The FASER detector installed 480 m away from the ATLAS detector collision point, in the LHC side tunnel TI12. (credit: Maximilien Brice/CERN)
Operating at CERN's Large Hadron Collider (LHC) since 2022, the FASER experiment is designed to search for extremely weakly interacting particles. Such particles are predicted by many theories beyond the Standard Model that are attempting to solve outstanding problems in physics such as the nature of dark matter and the matter-antimatter imbalance in the Universe. Another goal of the experiment is to study interactions of high-energy neutrinos produced in the LHC collisions, particles that are nearly impossible to detect in the four big LHC experiments. Last week, at the annual Rencontres de Moriond conference, the FASER collaboration presented a measurement of the interaction strength, or "cross section", of electron neutrinos (νe) and muon neutrinos (νμ). This is the first time such a measurement has been made at a particle collider. Measurements of this kind can provide important insights across different aspects of physics, from understanding the production of "forward" particles in the LHC collisions and improving our understanding of the structure of the proton to interpreting measurements of high-energy neutrinos from astrophysical sources performed by neutrino-telescope experiments.

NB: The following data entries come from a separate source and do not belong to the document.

# ideafisher/ssUnet-GAN

Hardware: AMD Instinct MI355X
Metric: train images/sec (512^2 tiles) (higher is better)
Workload: dtype f32; 1 GPU; UNet_R_SS_v2 generator + SRGAN-style discriminator, one G+D step (train_seg_gan.py:182-233), 16 x 3x512x512 tiles per GPU, fp32, Adam lr 2e-5; global_batch=16, tile=512, parallelism=dp1, dead_d_param_grads_of_g_step=computed

## Files before the change

ssunet-gan_amd/csrc/bn.hip:

```cpp
#include "common.h"

namespace {

constexpr int RED_BLOCK = 256;
constexpr int MAX_PARTS = 1024;

struct RedGeom { int TQ, PR, groups, parts; long long rows_per_part; };

__host__ RedGeom red_geom(long long P, int C, int Q = 1) {
  RedGeom g;
  const int CQ = (C + 4 * Q - 1) / (4 * Q);
  g.TQ = CQ >= 64 ? 64 : 1;
  if (CQ < 64) { while (g.TQ < CQ) g.TQ <<= 1; }
  g.PR = RED_BLOCK / g.TQ;
  g.groups = (CQ + g.TQ - 1) / g.TQ;
  long long parts = (P + (long long)g.PR * 8 - 1) / ((long long)g.PR * 8);
  if (parts > MAX_PARTS) parts = MAX_PARTS;
  if (parts < 1) parts = 1;
  g.rows_per_part = (P + parts - 1) / parts;
  g.parts = (int)((P + g.rows_per_part - 1) / g.rows_per_part);
  return g;
}

template <int MODE, typename T, bool BITS = false>
// ... 115 lines not shown
    double* dst = part + (size_t)blockIdx.x * 2 * Cpad;
#pragma unroll
    for (int e = 0; e < V; ++e) { dst[V * cg + e] = a1[e]; dst[Cpad + V * cg + e] = a2[e]; }
  }
}

__global__ __launch_bounds__(RED_BLOCK) void modulate_bwd_sums_kernel(
    const float* __restrict__ x, int ldx, const float* __restrict__ gb, int ldgb, const float* __restrict__ dy, int lddy,
    long long P, int C, float* __restrict__ dx, int lddx, float* __restrict__ dgb, int lddgb,
    int TQ, int PR, long long rows_per_part, double* __restrict__ part ) {
  __shared__ double red[2][RED_BLOCK][4];
  const int tid = threadIdx.x;
  const int tq = tid % TQ, pr = tid / TQ;
  const int cq = blockIdx.y * TQ + tq;
  const int CQ = C / 4;
  const bool cok = cq < CQ;
  const long long p0 = (long long)blockIdx.x * rows_per_part;
  long long p1 = p0 + rows_per_part; if (p1 > P) p1 = P;
  double s1[4] = {0, 0, 0, 0}, s2[4] = {0, 0, 0, 0};
  if (cok) {
    for (long long p = p0 + pr; p < p1; p += PR) {
      const f32x4 xv = *(const f32x4*)(x + p * ldx + 4 * cq);
      const f32x4 g = *(const f32x4*)(gb + p * ldgb + 4 * cq);
      const f32x4 d = *(const f32x4*)(dy + p * lddy + 4 * cq);
      const f32x4 dg = d * xv;
      st4(dx + p * lddx + 4 * cq, d * (1.f + g));
      st4(dgb + p * lddgb + 4 * cq, dg);
      st4(dgb + p * lddgb + C + 4 * cq, d);
#pragma unroll
      for (int e = 0; e < 4; ++e) { s1[e] += (double)dg[e]; s2[e] += (double)d[e]; }
    }
  }
#pragma unroll
  for (int e = 0; e < 4; ++e) { red[0][tid][e] = s1[e]; red[1][tid][e] = s2[e]; }
  __syncthreads();
  if (pr == 0 && cok) {
    double a1[4] = {0, 0, 0, 0}, a2[4] = {0, 0, 0, 0};
    for (int r = 0; r < PR; ++r)
#pragma unroll
      for (int e = 0; e < 4; ++e) { a1[e] += red[0][r * TQ + tq][e]; a2[e] += red[1][r * TQ + tq][e]; }
    double* dst = part + (size_t)blockIdx.x * 2 * C;
#pragma unroll
    for (int e = 0; e < 4; ++e) { dst[4 * cq + e] = a1[e]; dst[C + 4 * cq + e] = a2[e]; }
  }
}
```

FASER is located in a side tunnel of the LHC accelerator, 480 metres away from the ATLAS detector collision point. At that location, the LHC beam is already nearly 10 metres away, bending away on its circular 27-kilometre path. This is a unique location for studying weakly interacting particles produced in the LHC collisions. Charged particles produced in the collisions are deflected by the LHC magnets. Most neutral particles are stopped by the hundreds of metres of rock between FASER and ATLAS. Only very weakly interacting neutral particles like neutrinos are expected to continue straight on and reach the location where the detector is installed.
The probability of a neutrino interacting with matter is very small, but not zero. The type of interaction that FASER is sensitive to is where a neutrino interacts with a proton or a neutron inside the detector. In this interaction, the neutrino transforms into a charged "lepton" of the same family - an electron in the case of an νe, and a muon in the case of a νμ - which is visible in the detector. If the energy of the neutrino is high, several other particles are also produced in the collision.
The detector used to perform the measurement consists of 730 interleaved tungsten plates and photographic emulsion plates. The emulsion was exposed during the period from 26 July to 13 September 2022 and then chemically developed and analysed in search of charged particle tracks. Candidates for neutrino interactions were identified by looking for clusters of tracks that could be traced back to a single vertex. One of these tracks then had to be identified as a high-energy electron or muon.
In total, four candidates for an νe interaction and eight candidates for a νμ interaction have been found. The four νe candidates represent the first direct observation of electron neutrinos produced at a collider. The observations can be interpreted as measurements of neutrino interaction cross sections, yielding (1.2+0.9−0.8) ×10−38 cm2 GeV−1 in the case of the νe and (0.5 ± 0.2) × 10−38 cm2 GeV−1 in the case of the νμ. The energies of the neutrinos were found to be in a range between 500 and 1700 GeV. No measurement of the neutrino interaction cross section had previously been made at energies above 300 GeV in the case of the νe and between 400 GeV and 6 TeV in the case of the νμ.
The results obtained by FASER are consistent with expectations and demonstrate the ability of FASER to make neutrino cross-section measurements at the LHC. With the full LHC Run 3 data, 200 times more neutrino events will be detected, allowing much more precise measurements.